The plugin ships a coherent family of test-automation capabilities: a set of specs that define the discipline, and a layer of skills and agents that develop, run, analyse, and audit tests against those specs. This guide is the map. It explains how the pieces fit together and when to reach for each one; the per-artifact reference lives in the generated Skills and Agents catalog.

Two axes

Test automation here is organised along two orthogonal axes. Keeping them separate is what keeps the family coherent.

  • The pyramid: what to test at which level. A closed, ordered tier taxonomy (static analysis → unit → component → integration → contract → end-to-end) owned by the test-pyramid-foundation spec. Each tier has its own spec and a generator/reviewer agent pair.
  • The cycle: how to develop a test. An iterative determine → execute → analyse → adapt loop (a generalised red-green-refactor) owned by the test-cycle-foundation spec, driven by the test-cycle-orchestrate skill.

A concrete test lives at one tier (the pyramid axis) and is brought into existence through the cycle (the process axis). The cross-cutting capabilities (running the gate and auditing tier completeness) sit across both.

The pyramid: What to test at which tier

The tier taxonomy is closed and ordered.

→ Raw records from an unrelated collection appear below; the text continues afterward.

# sanweiliti/RoHM

Hardware: AMD Instinct MI355X
Metric: denoised 145-frame clips/sec @1000 DDPM steps (higher is better)
Workload: dtype f32

## Files before the change

rohm_amd/csrc/encoder_chain.hip:

```cpp
#include <type_traits>
#include "common.h"
#include "gemm_sched.h"
#include "attention_tile.h"

namespace rohm {

typedef float f32x16c __attribute__((ext_vector_type(16)));

namespace chain {

constexpr int BM = 144, BK = kGemmBK, NRB = BM / 16;
constexpr int A_UNITS = BM * 8, A_ITERS = (A_UNITS + 255) / 256;
constexpr int kMaxBN = 384;
constexpr int kZone = 2 * (BM + kMaxBN) * BK;
constexpr int kLdsFloats = kZone + 512 + 4 * BM * 2;
constexpr int kSc1 = 16;

struct PhaseArgs {
    const float* A; int lda;
    const float* W; int ldw;
    float* C; int ldc;
    int K;
    const float* bias;
    const float* R; int ldr;
    const float* gamma; const float* beta; float eps; int ln_dim;
    int qcols; float qscale;
    int S; const float* tab; const float* tab0; int ldtab, ldtab0, tab_by_row;
    int m0, n0;
    float* row_stats; unsigned tag28; int tn, tiles_n;
    unsigned* err; unsigned xcc1; int fault;
};

__device__ __forceinline__ int head_row(int n0, int t) { return ((t % 96) >> 5) * 512 + n0 + (t / 96) * 32 + (t & 31); }

template <int BN, bool HEAD = false>
__device__ __forceinline__ void prefetch_w(const float* W, int ldw, int n0, float* smem, int tid, int wave_u) {
    constexpr int B_ITERS = BN * 8 / 256;
    float* Bs = smem + 2 * BM * BK;
#pragma unroll
    for (int buf = 0; buf < 2; ++buf)
#pragma unroll
        for (int i = 0; i < B_ITERS; ++i) {
            const int u = tid + i * 256;
            const int row = u >> 3;
            const int slot = (u & 7) ^ ((row >> 1) & 7);
            const float* src = W + (size_t)(HEAD ? head_row(n0, row) : n0 + row) * ldw + slot * 4 + buf * BK;
            __builtin_amdgcn_global_load_lds((const __attribute__((address_space(1))) void*)src,
                                             (__attribute__((address_space(3))) void*)(Bs + buf * (BN * BK) + (i * 256 + wave_u) * 4), 16, 0, 0);
        }
}

__device__ __forceinline__ void group_sync(unsigned long long* flags, int tn, int G, unsigned tag, unsigned xcc1, unsigned* err, int tid) {
    asm volatile("s_waitcnt vmcnt(0)" ::: "memory");
    __syncthreads();
    if (tid == 0) {
        flags[tn] = ((unsigned long long)xcc1 << 32) | tag;
        asm volatile("" ::: "memory");
    }
    if (tid < G && tid != tn) {
        for (int it = 0;; ++it) {
            const unsigned long long f = __hip_atomic_load(flags + tid, __ATOMIC_RELAXED, __HIP_MEMORY_SCOPE_AGENT);
            if ((unsigned)f == tag && (f >> 32) != 0ull) {
                if ((unsigned)(f >> 32) != xcc1) __hip_atomic_store(err, 2u, __ATOMIC_RELAXED, __HIP_MEMORY_SCOPE_AGENT);
                break;
            }
            __builtin_amdgcn_s_sleep(1);
            if ((it & 127) == 127 && __hip_atomic_load(err, __ATOMIC_RELAXED, __HIP_MEMORY_SCOPE_AGENT) != 0u) break;
            if (it > (1 << 19)) {
                __hip_atomic_store(err, 1u, __ATOMIC_RELAXED, __HIP_MEMORY_SCOPE_AGENT);
                break;
            }
        }
    }
    __syncthreads();
}
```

Each functional tier (below static analysis) has a generator agent that scaffolds spec-conformant tests and a reviewer agent that audits existing ones against the tier spec.

Tier Generator agent Reviewer agent Tier spec
Static analysis (lint + typecheck via the gate, no test agent) n/a test-tier-static-analysis
Unit unit-test-generator unit-test-reviewer test-tier-unit
Component component-test-generator component-test-reviewer test-tier-component
Integration integration-test-generator integration-test-reviewer test-tier-integration
Contract contract-test-generator contract-test-reviewer test-tier-contract
End-to-end e2e-test-generator e2e-test-reviewer e2e-test-automation

The end-to-end tier adds e2e-result-reviewer, which inspects a run's screenshots and protocol visually against the requirement and UI specs, a check the other tiers don't need.

To check whether a feature actually covers the tiers it should, run the test-pyramid-check skill: it audits a feature's tier completeness against the test-pyramid-foundation taxonomy and surfaces gaps and the ice-cream-cone anti-pattern.

The cycle: How to develop a test

The test-cycle-orchestrate skill drives the iterative loop. Each phase has a realising spec and, where the work is specialised, an agent. The loop returns from phase 4 to phase 2 (re-execute) and feeds phase 3 back into phase 1 (a discovered defect becomes a new regression case); it terminates only on an explicit exit condition, never by weakening a test to force a pass.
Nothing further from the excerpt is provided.